▽

#define VKSIFT_HIP_MAX_TAPS 20
#define VKSIFT_HIP_MATCH_CHUNKS 32
#define VKSIFT_HIP_MATCH_SMALL_NA 1536u
#define VKSIFT_HIP_MATCH_SMALL_NB 4096u
#define VKSIFT_HIP_MATCH_SCRATCH_U32(na, nb) (2u * (size_t)(na) + (size_t)(nb) + 72u + (size_t)(na) * 16u * VKSIFT_HIP_MATCH_CHUNKS)
#define VKSIFT_HIP_ABI_VERSION 6u
#define VKSIFT_HIP_GATHER_SLOTS 512u
#define VKSIFT_HIP_MATCH_SLOTS 256u
#define VKSIFT_HIP_MATCH_PK_NB 32768u
#define VKSIFT_HIP_MAX_ORI 18
#define VKSIFT_HIP_MAX_OCTAVE_SIDE 16383u

  typedef void *vksift_hip_stream;
  typedef void *vksift_hip_graph;
  typedef void *vksift_hip_event;

  int vksift_hip_init(void);
  uint32_t vksift_hip_abi_version(void);
  int vksift_hip_device_count(void);
  int vksift_hip_device_name(int idx, char *out256);
  int vksift_hip_set_device(int idx);
  size_t vksift_hip_device_free_mem(void);
  void *vksift_hip_malloc(size_t bytes);
  void vksift_hip_free(void *p);
  void *vksift_hip_host_malloc(size_t bytes);
  void vksift_hip_host_free(void *p);
  int vksift_hip_host_register(void *p, size_t bytes);
  int vksift_hip_host_unregister(void *p);
  int vksift_hip_is_pinned(const void *p);
  vksift_hip_stream vksift_hip_stream_create(void);
  void vksift_hip_stream_destroy(vksift_hip_stream s);
  int vksift_hip_stream_sync(vksift_hip_stream s);
  int vksift_hip_stream_busy(vksift_hip_stream s);
  vksift_hip_event vksift_hip_event_create(void);
  void vksift_hip_event_destroy(vksift_hip_event e);
  int vksift_hip_event_record(vksift_hip_event e, vksift_hip_stream s);
  int vksift_hip_event_sync(vksift_hip_event e);
  int vksift_hip_event_busy(vksift_hip_event e);
  float vksift_hip_event_elapsed_ms(vksift_hip_event a, vksift_hip_event b);
  int vksift_hip_stream_wait_event(vksift_hip_stream s, vksift_hip_event e);
  int vksift_hip_capture_begin(vksift_hip_stream s);
  int vksift_hip_capture_end(vksift_hip_stream s, vksift_hip_graph *out);
  int vksift_hip_graph_launch(vksift_hip_graph g, vksift_hip_stream s);
  void vksift_hip_graph_destroy(vksift_hip_graph g);
  int vksift_hip_memcpy_h2d(void *dst, const void *src, size_t n, vksift_hip_stream s);
  int vksift_hip_memcpy_d2h(void *dst, const void *src, size_t n, vksift_hip_stream s);
  int vksift_hip_memcpy_d2d(void *dst, const void *src, size_t n, vksift_hip_stream s);
  int vksift_hip_memcpy2d_d2h(void *dst, size_t dpitch, const void *src, size_t spitch, size_t width_bytes, size_t height, vksift_hip_stream s);
  int vksift_hip_post_words(uint32_t *host_mapped_dst, const uint32_t *src, size_t n_words, vksift_hip_stream s);
  int vksift_hip_memset(void *dst, int value, size_t n, vksift_hip_stream s);
  const char *vksift_hip_error_string(int err);
  void vksift_hip_range_push(const char *name);
  void vksift_hip_range_pop(void);

  enum
  {
    VKSIFT_TUNE_WG_TARGET = 0,
    VKSIFT_TUNE_WIDE_MASK = 1,
    VKSIFT_TUNE_MULTI_MAX = 2,
    VKSIFT_TUNE_REFINE_PTR = 3,
    VKSIFT_TUNE_SCAN_FORM = 4,
    VKSIFT_TUNE_PAIR_FORM = 5,
    VKSIFT_TUNE_PYR_GATE = 6,
    VKSIFT_TUNE_DENSE_ROWS = 7,
    VKSIFT_TUNE_SEED_WG = 8,
    VKSIFT_TUNE_SCAN_BAND = 9,
    VKSIFT_TUNE_TAIL_MULTI = 10,
    VKSIFT_TUNE_ZERO_COPY = 11,
    VKSIFT_TUNE_MIN_MARCH = 12,
    VKSIFT_TUNE_COUNT = 16
  };
  int vksift_hip_tune(int knob, int value);
  int vksift_hip_tune_get(int knob);


  typedef struct
  {
    float *base;
    uint32_t w, h;
    uint32_t pitch;
    uint64_t img_stride;
    uint32_t fp16;
    uint32_t reverse;
  } vksift_hip_Plane;

  int vksift_hip_input_blit(const uint8_t *src, uint32_t sw, uint32_t sh, uint64_t src_img_stride, vksift_hip_Plane dst, uint32_t batch,
                            vksift_hip_stream s);

  int vksift_hip_blur(vksift_hip_Plane src, vksift_hip_Plane dst, const float *taps, uint32_t ntaps, uint32_t batch, vksift_hip_stream s);

  int vksift_hip_blur_pair(vksift_hip_Plane src, vksift_hip_Plane dst1, vksift_hip_Plane dst2, const float *taps1, uint32_t ntaps1, const float *taps2,
                           uint32_t ntaps2, uint32_t batch, vksift_hip_stream s);

  int vksift_hip_blur_form(vksift_hip_Plane src, vksift_hip_Plane dst, uint32_t ntaps, uint32_t batch);

  int vksift_hip_blur_multi(const vksift_hip_Plane *src, const vksift_hip_Plane *dst, uint32_t n, const float *taps, uint32_t ntaps, uint32_t batch,
                            vksift_hip_stream s);

  int vksift_hip_blur_downsample(vksift_hip_Plane src, vksift_hip_Plane dst, vksift_hip_Plane next, const float *taps, uint32_t ntaps, uint32_t batch,
                                 vksift_hip_stream s);

  int vksift_hip_seed_upsampled(const uint8_t *src, uint32_t sw, uint32_t sh, uint64_t src_img_stride, vksift_hip_Plane dst, const float *taps, uint32_t ntaps,
                                uint32_t batch, vksift_hip_stream s);

  int vksift_hip_seed_direct(const uint8_t *src, uint32_t sw, uint32_t sh, uint64_t src_img_stride, vksift_hip_Plane dst, const float *taps, uint32_t ntaps,
                             uint32_t batch, vksift_hip_stream s);

  int vksift_hip_downsample(vksift_hip_Plane src, vksift_hip_Plane dst, uint32_t batch, vksift_hip_stream s);

  int vksift_hip_octave_chain(const vksift_hip_Plane *layers, uint32_t n_oct, uint32_t n_layers, uint32_t S, const float *taps, const uint32_t *ntaps,
                              uint32_t batch, vksift_hip_stream s);

  int vksift_hip_dog_plane(const float *lo, const float *hi, uint32_t w, uint32_t h, uint32_t pitch, uint32_t fp16, float *out_dense, vksift_hip_stream s);

  typedef struct
  {
    float *gauss;
    uint32_t fp16;
    uint32_t w, h, pitch;
    uint64_t plane_stride;
    uint64_t img_stride;
    uint32_t S;
    int32_t octave_idx;
    float seed_sigma;
    float dog_threshold;
    float edge_limit;
    uint8_t *feats;
    uint64_t feat_img_stride;
    uint32_t cap;
    uint32_t *found;
    uint32_t found_img_stride;
    uint64_t *seg_mask;
    uint32_t *seg_off;
    uint64_t seg_img_stride;
    uint32_t *cand_xy;
    uint32_t *cand_flag;
    uint32_t *cand_n;
    uint64_t cand_img_stride;
    uint32_t cand_cap;
    float *ori_ang;
    uint32_t *ori_cnt;
    uint64_t ori_img_stride;
    uint32_t max_ori;
    uint32_t use_vlfeat;
    const float *desc_fp_tab;
    uint32_t desc_fp_tab_len;
    uint32_t scan_reverse;
    uint32_t masks_cleared;
    uint32_t sec_index;
  } vksift_hip_OctaveJob;

  typedef struct
  {
    uint8_t *desc;
    uint64_t desc_img_stride;
    uint32_t *norm;
    uint64_t norm_img_stride;
    uint32_t *n;
    uint32_t n_img_stride;
    uint32_t nsec;
    uint32_t sec_cap[16];
    uint8_t *post;
    uint64_t post_img_stride;
    uint32_t *found_post;
    uint32_t found_post_n;
  } vksift_hip_DenseRows;

  int vksift_hip_extract_keypoints(const vksift_hip_OctaveJob *job, uint32_t batch, vksift_hip_stream s, vksift_hip_event scan_done);
  int vksift_hip_orientations(const vksift_hip_OctaveJob *job, uint32_t batch, vksift_hip_stream s);
  int vksift_hip_descriptors(const vksift_hip_OctaveJob *job, uint32_t batch, vksift_hip_stream s);
  int vksift_hip_extract_keypoints_multi(const vksift_hip_OctaveJob *jobs, uint32_t n_jobs, uint32_t batch, vksift_hip_stream s, vksift_hip_event scan_done);
  int vksift_hip_clear_segment_masks(const vksift_hip_OctaveJob *jobs, uint32_t n_jobs, uint32_t batch, vksift_hip_stream s);
  int vksift_hip_selftest_inrange(uint32_t n, uint32_t seed, uint32_t *d_mismatches, vksift_hip_stream s);
  int vksift_hip_orientations_multi(const vksift_hip_OctaveJob *jobs, uint32_t n_jobs, uint32_t batch, vksift_hip_stream s);
  int vksift_hip_descriptors_multi(const vksift_hip_OctaveJob *jobs, uint32_t n_jobs, uint32_t batch, vksift_hip_stream s);
  int vksift_hip_descriptors_multi_dense(const vksift_hip_OctaveJob *jobs, uint32_t n_jobs, uint32_t batch, const vksift_hip_DenseRows *dense,
                                         vksift_hip_stream s);

  int vksift_hip_gather_descriptors(const uint8_t *feats, uint32_t n, uint8_t *desc, vksift_hip_stream s);
  size_t vksift_hip_match_scratch_u32(uint32_t na, uint32_t nb);
  int vksift_hip_match_2nn_desc(const uint8_t *desc_a, uint32_t na, uint32_t a_index_base, const uint8_t *desc_b, uint32_t nb, uint32_t *norm_scratch,
                                size_t scratch_u32, uint8_t *matches, vksift_hip_stream s);
  int vksift_hip_shifted_norms(const uint8_t *desc, uint32_t n, uint32_t *norms, vksift_hip_stream s);
  int vksift_hip_match_2nn_prenormed(const uint8_t *desc_a, const uint32_t *norm_a, uint32_t na, uint32_t a_index_base, const uint8_t *desc_b,
                                     const uint32_t *norm_b, uint32_t nb, uint32_t *scratch, size_t scratch_u32, uint8_t *matches, vksift_hip_stream s);

  int vksift_hip_filter_matches(const uint8_t *fwd, uint64_t fwd_slot_stride, const uint8_t *rev, uint64_t rev_slot_stride, const uint32_t *n_fwd,
                                uint32_t n_stride, float ratio, uint32_t nslots, uint8_t *out, uint64_t out_slot_stride, uint32_t *out_n, vksift_hip_stream s);

  int vksift_hip_pack_features(const uint8_t *feats_base, uint64_t buf_stride, const uint32_t *buf_ids, const uint32_t *out_rows, uint32_t nslots, uint32_t nsec,
                               const uint32_t *sec_off, const uint32_t *sec_cap, const uint32_t *found_base, uint32_t found_buf_stride, uint8_t *out,
                               uint32_t max_rows, uint32_t *found_post, vksift_hip_stream s);
  int vksift_hip_gather_sections(const uint8_t *feats_base, uint64_t buf_stride, const uint32_t *buf_ids, uint32_t nslots, uint32_t nsec,
                                 const uint32_t *sec_off, const uint32_t *sec_cap, const uint32_t *fixed_counts, const uint32_t *found_base,
                                 uint32_t found_buf_stride, uint32_t max_rows, uint32_t pad_rows_to, uint8_t *desc, uint64_t desc_stride,
                                 uint32_t *norms, uint64_t norm_stride, uint32_t *n_out_dev, uint32_t n_stride, vksift_hip_stream s);
  int vksift_hip_match_2nn_async(const uint8_t *cache_desc, const uint32_t *cache_norm, const uint32_t *cache_n, const uint32_t *ids_a, const uint32_t *ids_b,
                                 uint32_t max_na, uint32_t max_nb, uint32_t nb_exact, uint32_t *redo, uint32_t *n_dev, uint8_t *matches, uint32_t nslots, uint64_t cache_desc_stride,
                                 uint64_t cache_norm_stride, uint64_t redo_slot_stride, uint64_t match_slot_stride, uint32_t n_slot_stride,
                                 uint32_t *partial_scratch, vksift_hip_stream s);

  int vksift_hip_gather_correspondences(const uint8_t *feats_base, uint64_t buf_stride, const uint32_t *found_base, uint32_t found_buf_stride,
                                        const uint32_t *slot_tab, const uint32_t *layouts, const uint8_t *filtered, uint64_t filtered_slot_stride,
                                        const uint32_t *filtered_n, uint32_t max_n, uint32_t nslots, float *corr, uint64_t corr_slot_stride, vksift_hip_stream s);
  size_t vksift_hip_ransac_scratch_u32(uint32_t nslots, uint32_t nb_hypotheses);
  int vksift_hip_ransac_homography(const float *corr, uint64_t corr_slot_stride, const uint32_t *n_dev, uint32_t n_stride, uint32_t max_n, uint32_t nslots,
                                   uint32_t nb_hypotheses, float threshold_px, uint64_t seed, uint8_t *results, uint8_t *masks, uint64_t mask_slot_stride,
                                   uint32_t *scratch, size_t scratch_u32, vksift_hip_stream s);
  int vksift_hip_ransac_fundamental(const float *corr, uint64_t corr_slot_stride, const uint32_t *n_dev, uint32_t n_stride, uint32_t max_n, uint32_t nslots,
                                    uint32_t nb_hypotheses, float threshold_px, uint64_t seed, uint8_t *results, uint8_t *masks, uint64_t mask_slot_stride,
                                    uint32_t *scratch, size_t scratch_u32, vksift_hip_stream s);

△

### YOUR OBJECTIVE
Retype exactly the lines from the start of the entries through the one with "typedef void *vksift_hip_stream;"; include both ends.

### SOLUTION TO THE PROBLEM
#define VKSIFT_HIP_MAX_TAPS 20
#define VKSIFT_HIP_MATCH_CHUNKS 32
#define VKSIFT_HIP_MATCH_SMALL_NA 1536u
#define VKSIFT_HIP_MATCH_SMALL_NB 4096u
#define VKSIFT_HIP_MATCH_SCRATCH_U32(na, nb) (2u * (size_t)(na) + (size_t)(nb) + 72u + (size_t)(na) * 16u * VKSIFT_HIP_MATCH_CHUNKS)
#define VKSIFT_HIP_ABI_VERSION 6u
#define VKSIFT_HIP_GATHER_SLOTS 512u
#define VKSIFT_HIP_MATCH_SLOTS 256u
#define VKSIFT_HIP_MATCH_PK_NB 32768u
#define VKSIFT_HIP_MAX_ORI 18
#define VKSIFT_HIP_MAX_OCTAVE_SIDE 16383u

  typedef void *vksift_hip_stream;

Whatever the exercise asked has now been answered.